MI5 bosses experiencing a sharp slump in alarm rates over Johnny Jihad have revealed the latest terror threat to the UK and the wider world: Alan Al Qaeda. MI5 raised concerns as to the imagined threat that Mr Jihad posed to the country after Radio 4 broke the record for mentioning the term ‘Jihad’ in one day (Tuesday 3rd March), previously held by CNN in the build up to the U.S. invasion of Iraq in 2003, and UK terror rates did not even reach severe.
Mark Daftbrush, MI5 head of terror development, muttered, ‘Alan Al Qaeda will make Johnny Jihad look like a schoolgirl with pigtails sucking a lollipop and riding a bike with ribbons coming out of the end of the handlebars. Mr Jihad is what we at GCHQ call an absent threat as although he’s got a Mockney accent and sounds like he’s from a sink estate in the Southeast he’s actually thousands of miles away. Well at least that’s what we tell people. Alan Al Qaeda, on the other hand, lives in England where he works as a builder and instead of chopping infidels heads off with a sword he kills them with his nail gun on his lunch break. Well at least that’s what we tell people. This is perfect for our terror plans as now everyone will think they could die at any moment and will call the police every time they see someone in a hi-viz with a beard and some tools. Now I think we can safely say, without any doubt, we will see the end of this unfortunate rise in terror fatigue.’

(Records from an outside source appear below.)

enum { SVM_FILL = 0, SVM_OVF = 1, SVM_U = 2, SVM_PT = 3, SVM_ROWS = 4, SVM_THETA = 8  };
__host__ __device__ constexpr size_t sv_lds_bytes(int Lp, SvGeom G) {
  return G.region() + svpt_bytes(Lp) + (size_t)G.bm_words() * 8 + 256 + 1024;
}
struct SvLds {
  unsigned char* region;
  SvPt pt;
  uint64_t* bm;
  int* misc;
  uint32_t* hist;
  int wlog;
  int bm_words;
};
__device__ __forceinline__ SvLds sv_carve(unsigned char* smem, int Lp, SvGeom G) {
  SvLds x;
  unsigned char* p = smem;
  x.region = p; p += G.region();
  x.pt = svpt_carve(p, Lp); p += svpt_bytes(Lp);
  x.bm = reinterpret_cast<uint64_t*>(p); p += (size_t)G.bm_words() * 8;
  x.misc = reinterpret_cast<int*>(p); p += 256;
  x.hist = reinterpret_cast<uint32_t*>(p);
  x.wlog = G.wlog;
  x.bm_words = G.bm_words();
  return x;
}

__device__ __forceinline__ void sv_lap(const IterArgs& a, int slot, long long& t) {
  if (!a.diag || threadIdx.x != 0) return;
  const long long now = (long long)clock64();
  diag_add(a.diag, slot, (unsigned long long)(now - t));
  t = now;
}

template <class KeyAt>
__device__ __forceinline__ void sv_build_pt_keys(const SvLds& x, int n, KeyAt keyat) {
  const SvPt& t = x.pt;
  for (int i = threadIdx.x; i < t.T; i += blockDim.x) t.keys[i] = 0u;
  for (int i = threadIdx.x; i < 2 * (t.T + 64); i += blockDim.x) t.ab[i] = 0ull;
  if (threadIdx.x < 64) x.misc[threadIdx.x] = 0;
  __syncthreads();
  for (int i = threadIdx.x; i < n; i += blockDim.x) {
    const int key = keyat(i);
    const uint32_t tag = (uint32_t)key + 1u;
    const uint32_t home = svpt_home(t, sv_hash(key).h0);
    uint32_t g4 = home;
    for (int n = 0; n <= (int)t.gmask; n++) {
      int got = -1;
#pragma unroll
      for (int j = 0; j < 4 && got < 0; j++)
        if (atomicCAS(&t.keys[g4 + j], 0u, tag) == 0u) got = (int)g4 + j;
      if (got >= 0) { t.pos[got] = i; break; }
      if (g4 == home) atomicOr(&t.keys[home], SV_OVF_BIT);
      g4 = (g4 + 4u) & (uint32_t)(t.T - 1);
    }
  }
}
__device__ __forceinline__ void sv_build_pt(const SvLds& x, const DevSlab& s, const IterArgs& a, int v, int Lp,
                                            const int32_t* seeds = nullptr) {
  const int cur = (a.active == 1) ? a.sB : a.sA;
  const int64_t r = s.row(cur, v);
  const int n = seeds ? s.L : s.len[s.lrow(cur, v)];
  sv_build_pt_keys(x, n, [&](int i) { return seeds ? (int)seeds[i] : s.key(s.ids[r + i]); });
}

template <int NS>
struct SvBatch {
  int key[2 * NS];
  double sv[2 * NS];
  int rl[NS];
  int64_t base[NS];
};
template <int NS, class G>
__device__ __forceinline__ void sv_groups(const SvBatch<NS>& bt, G g) {
  const int lane = lane_id();
#pragma unroll
  for (int k = 0; k < 2 * NS; k++) {
    const int rl = bt.rl[k >> 1];
    if ((k & 1) && rl <= WAVE) continue;
    g(k, bt.key[k], bt.sv[k], (k & 1) * WAVE + lane < rl, bt.base[k >> 1] + (k & 1) * WAVE + lane);
  }
}
__device__ __forceinline__ int64_t sv_readlane64(int64_t x, int lane) {
  const uint32_t lo = (uint32_t)__builtin_amdgcn_readlane((int)(uint32_t)x, lane);
  const uint32_t hi = (uint32_t)__builtin_amdgcn_readlane((int)(uint32_t)((uint64_t)x >> 32), lane);
  return (int64_t)(((uint64_t)hi << 32) | lo);
}
template <bool kScores, int NS, class FB, class RM = WalkNoSucc>
__device__ __forceinline__ void sv_rows(const DevGraph& g, const DevSlab& s, const IterArgs& a, int64_t c0, int64_t c1,
                                        FB fb, RM succ = RM{}) {
  const int lane = lane_id();
  const int lcl = lane < s.L ? lane : 0;
  const int lhi = WAVE + lane < s.L ? WAVE + lane : lcl;
  auto colx_at = [&](int64_t w0) { return w0 + lane < c1 ? g.colx[w0 + lane] : (int32_t)-1; };
  auto len_of = [&](int32_t cx) { return cx == -1 ? 0 : s.len[s.lrow(read_slot(a, cx), cx & 0x7fffffff)]; };
  auto base_of = [&](int32_t cx) { return cx == -1 ? (int64_t)0 : s.row(read_slot(a, cx), cx & 0x7fffffff); };
  auto rmin_of = [&](int32_t cx) {
    return cx == -1 ? 0ull : dbits(s.rmin[s.lrow(read_slot(a, cx), cx & 0x7fffffff)]);
  };
  int32_t ncx = colx_at(c0);
  int32_t nncx = c0 + WAVE < c1 ? colx_at(c0 + WAVE) : -1;
  int nln = len_of(ncx);
  unsigned long long nrm = RM::kWant ? rmin_of(ncx) : 0ull;
  for (int64_t w0 = c0; w0 < c1; w0 += WAVE) {
    const int32_t cx = ncx;
    const int ln = nln;
    if (RM::kWant) succ(ln, nrm);
    const int64_t base = base_of(cx);
    ncx = nncx;
    if (w0 + 2 * WAVE < c1) nncx = colx_at(w0 + 2 * WAVE);
    nln = len_of(ncx);
    if (RM::kWant) nrm = rmin_of(ncx);
    const int nrows = (int)min((int64_t)WAVE, c1 - w0);
    auto load = [&](int q0, SvBatch<NS>& bt) {
#pragma unroll
      for (int q = 0; q < NS; q++) {
        const bool has = q0 + q < nrows;
        const int qq = has ? q0 + q : 0;
        bt.rl[q] = has ? __builtin_amdgcn_readlane(ln, qq) : 0;
        bt.base[q] = has ? sv_readlane64(base, qq) : (int64_t)0;
        bt.key[2 * q] = s.ids[bt.base[q] + lcl];
        if (kScores) bt.sv[2 * q] = s.sc[bt.base[q] + lcl];
        const int i2 = bt.rl[q] > WAVE ? lhi : lcl;
        bt.key[2 * q + 1] = s.ids[bt.base[q] + i2];
        if (kScores) bt.sv[2 * q + 1] = s.sc[bt.base[q] + i2];
      }
    };
    auto run = [&](const SvBatch<NS>& bt) { fb(bt); };
    SvBatch<NS> ba, bb;
    load(0, ba);
    for (int q0 = 0; q0 < nrows; q0 += 2 * NS) {
      load(q0 + NS, bb);
      __builtin_amdgcn_sched_barrier(0);
      run(ba);
      __builtin_amdgcn_sched_barrier(0);
      if (q0 + NS >= nrows) break;
      load(q0 + 2 * NS, ba);
      __builtin_amdgcn_sched_barrier(0);
      run(bb);
      __builtin_amdgcn_sched_barrier(0);
    }
  }
}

Co-ordinating their own programming with that of MI5, Radio 4 plan to mention the word Al Qaeda over 20,000 times next Monday, featuring fundamentalist Islamic terrorism in all news items, Woman’s Hour, which will be read in Burkas, and the Shipping Forecast which will be broadcast live from the Straights of Hormuz. Brain of Britain which will be changed to Brain of Bahrain with the contestants made up of radicalised fundamentalist extremists and Just A Minute will feature two bomb disposal teams diffusing a suspicious package left by the contestants of Brain of Bahrain.

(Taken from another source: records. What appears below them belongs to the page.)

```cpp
__global__ void __launch_bounds__(256) k_plane_sums(const float* __restrict__ chns, int64_t chns_fs, SumJob j0, SumJob j1, int nPlanes, double* __restrict__ out)
{
    __shared__ double part[256];
    const int z = blockIdx.x, sel = blockIdx.y;
    const int64_t f = blockIdx.z;
    const SumJob J = sel ? j1 : j0;
    const float* __restrict__ src = chns + f * chns_fs + J.off + int64_t(z) * J.cells;
    double acc = 0.0;
    for (int i = threadIdx.x; i < J.cells; i += 256)
    {
        acc += double(src[i]);
    }
    part[threadIdx.x] = acc;
    __syncthreads();
    for (int s = 128; s >= 1; s >>= 1)
    {
        if (int(threadIdx.x) < s)
        {
            part[threadIdx.x] += part[threadIdx.x + s];
        }
        __syncthreads();
// ... 1231 lines not shown
```

### acf_amd/csrc/pyramid_run.hip.h

```cpp
#pragma once

namespace
{
struct ScalePlan
{
    bool fuseSm = false;
    bool halfNext = false;
    uint32_t fullMask = 0;
    bool wantGrad = false;
    bool triXFused = false;
    bool fuseCells = false;
    bool blocked = false;
    ChnsArgs a{};
    int nt = 0, warm = 0;
    int nSeg = 1, segW = 0;
    int nSegG = 1, segWG = 0;
    int segStride = 1;
    size_t ldsB = 0, ldsG = 0;
};

using SmoothVecKernel = void (*)(SmoothVecArgs, uint32_t);
using GradMagVecKernel = void (*)(const float*, float*, float*, const float*, int, int, int, int64_t, int64_t, int, int, const uint32_t*);
using LevelAllKernel = void (*)(const float*, float*, float*, const LevelJob*, const ResampleDesc*, const int32_t*, const float*, int, int64_t, int64_t, float,
    float*, int, LevelRankArgs, LevelSegArgs);
using LevelKernel = void (*)(const float*, float*, float*, const LevelJob*, const ResampleDesc*, const int32_t*, const float*, int, int64_t, int64_t, float,
    float*, int);

enum LevelsPath
{
    LV_FUSED,
    LV_WAVE_SMOOTH,
    LV_SMOOTH_JOBS,
    LV_COPY
};
struct LevelsCall
{
    LevelsPath path = LV_COPY;
    int nLF = 0;
    bool approxFirst = false;
    bool pad = false;
    float pS = 0.f;
    int64_t copyElems = 0;
    const LevelJob* jobs = nullptr;
    const std::vector<acf_hip_ctx::LevelGroup>* groups = nullptr;
    int nAll = 0;
    size_t nSide = 0;
    bool rawOut = false;
    bool emitRank = false, emitF32 = true;
    LevelRankArgs ra{};
    LevelSegArgs lsa{};
    size_t ldsL = 0;
    LevelAllKernel allKernel = nullptr;
    bool lvTurns = false;
    int lvChain = 1;
};

static SmoothVecKernel smoothGradKernel(bool tri, bool half, bool x86)
{
    if (!x86)
    {
        if (!tri)
        {
            return half ? k_smooth_grad<true, false> : k_smooth_grad<false, false>;
        }
        return half ? k_smooth_grad_tri<true, false> : k_smooth_grad_tri<false, false>;
    }
    if (!tri)
    {
        return half ? k_smooth_grad<true, true> : k_smooth_grad<false, true>;
    }
    return half ? k_smooth_grad_tri<true, true> : k_smooth_grad_tri<false, true>;
}

static SmoothVecKernel smoothVecKernel(bool half)
{
    return half ? k_smooth_vec<true> : k_smooth_vec<false>;
}

static GradMagVecKernel gradMagVecKernel(bool blocked, bool x86)
{
    if (blocked)
    {
        return x86 ? k_grad_mag_vec<true, true> : k_grad_mag_vec<true, false>;
    }
    return x86 ? k_grad_mag_vec<false, true> : k_grad_mag_vec<false, false>;
}

static LevelAllKernel levelAllKernel(bool f32, bool rank, bool segmented)
{
    if (f32 && rank)
    {
        return segmented ? k_level_all<LO_F32 | LO_RANK, 1> : k_level_all<LO_F32 | LO_RANK, 0>;
    }
    if (rank)
    {
        return segmented ? k_level_all<LO_RANK, 1> : k_level_all<LO_RANK, 0>;
    }
    return segmented ? k_level_all<LO_F32, 1> : k_level_all<LO_F32, 0>;
}
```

Mr Daftbrush was keen to add, ‘UK citizens need not worry about a possible future fall in terror as we have several more seemingly mental Muslims in the counter intelligence pipeline. When Alan Al Qaeda, or ‘You Can Call Me Al Qaeda’ as we like to call him here at the station, stops making everyone shit themselves then we have Tommy Taliban, Harry Hezbollah and Freddy Fundamentalist bearded up and ready to go. Then when we need to get rid of some homegrown terrorists, which is what we at the station like to call YOU, then we have Extremist Eric who is basically anyone who doesn’t believe this total bollocks.’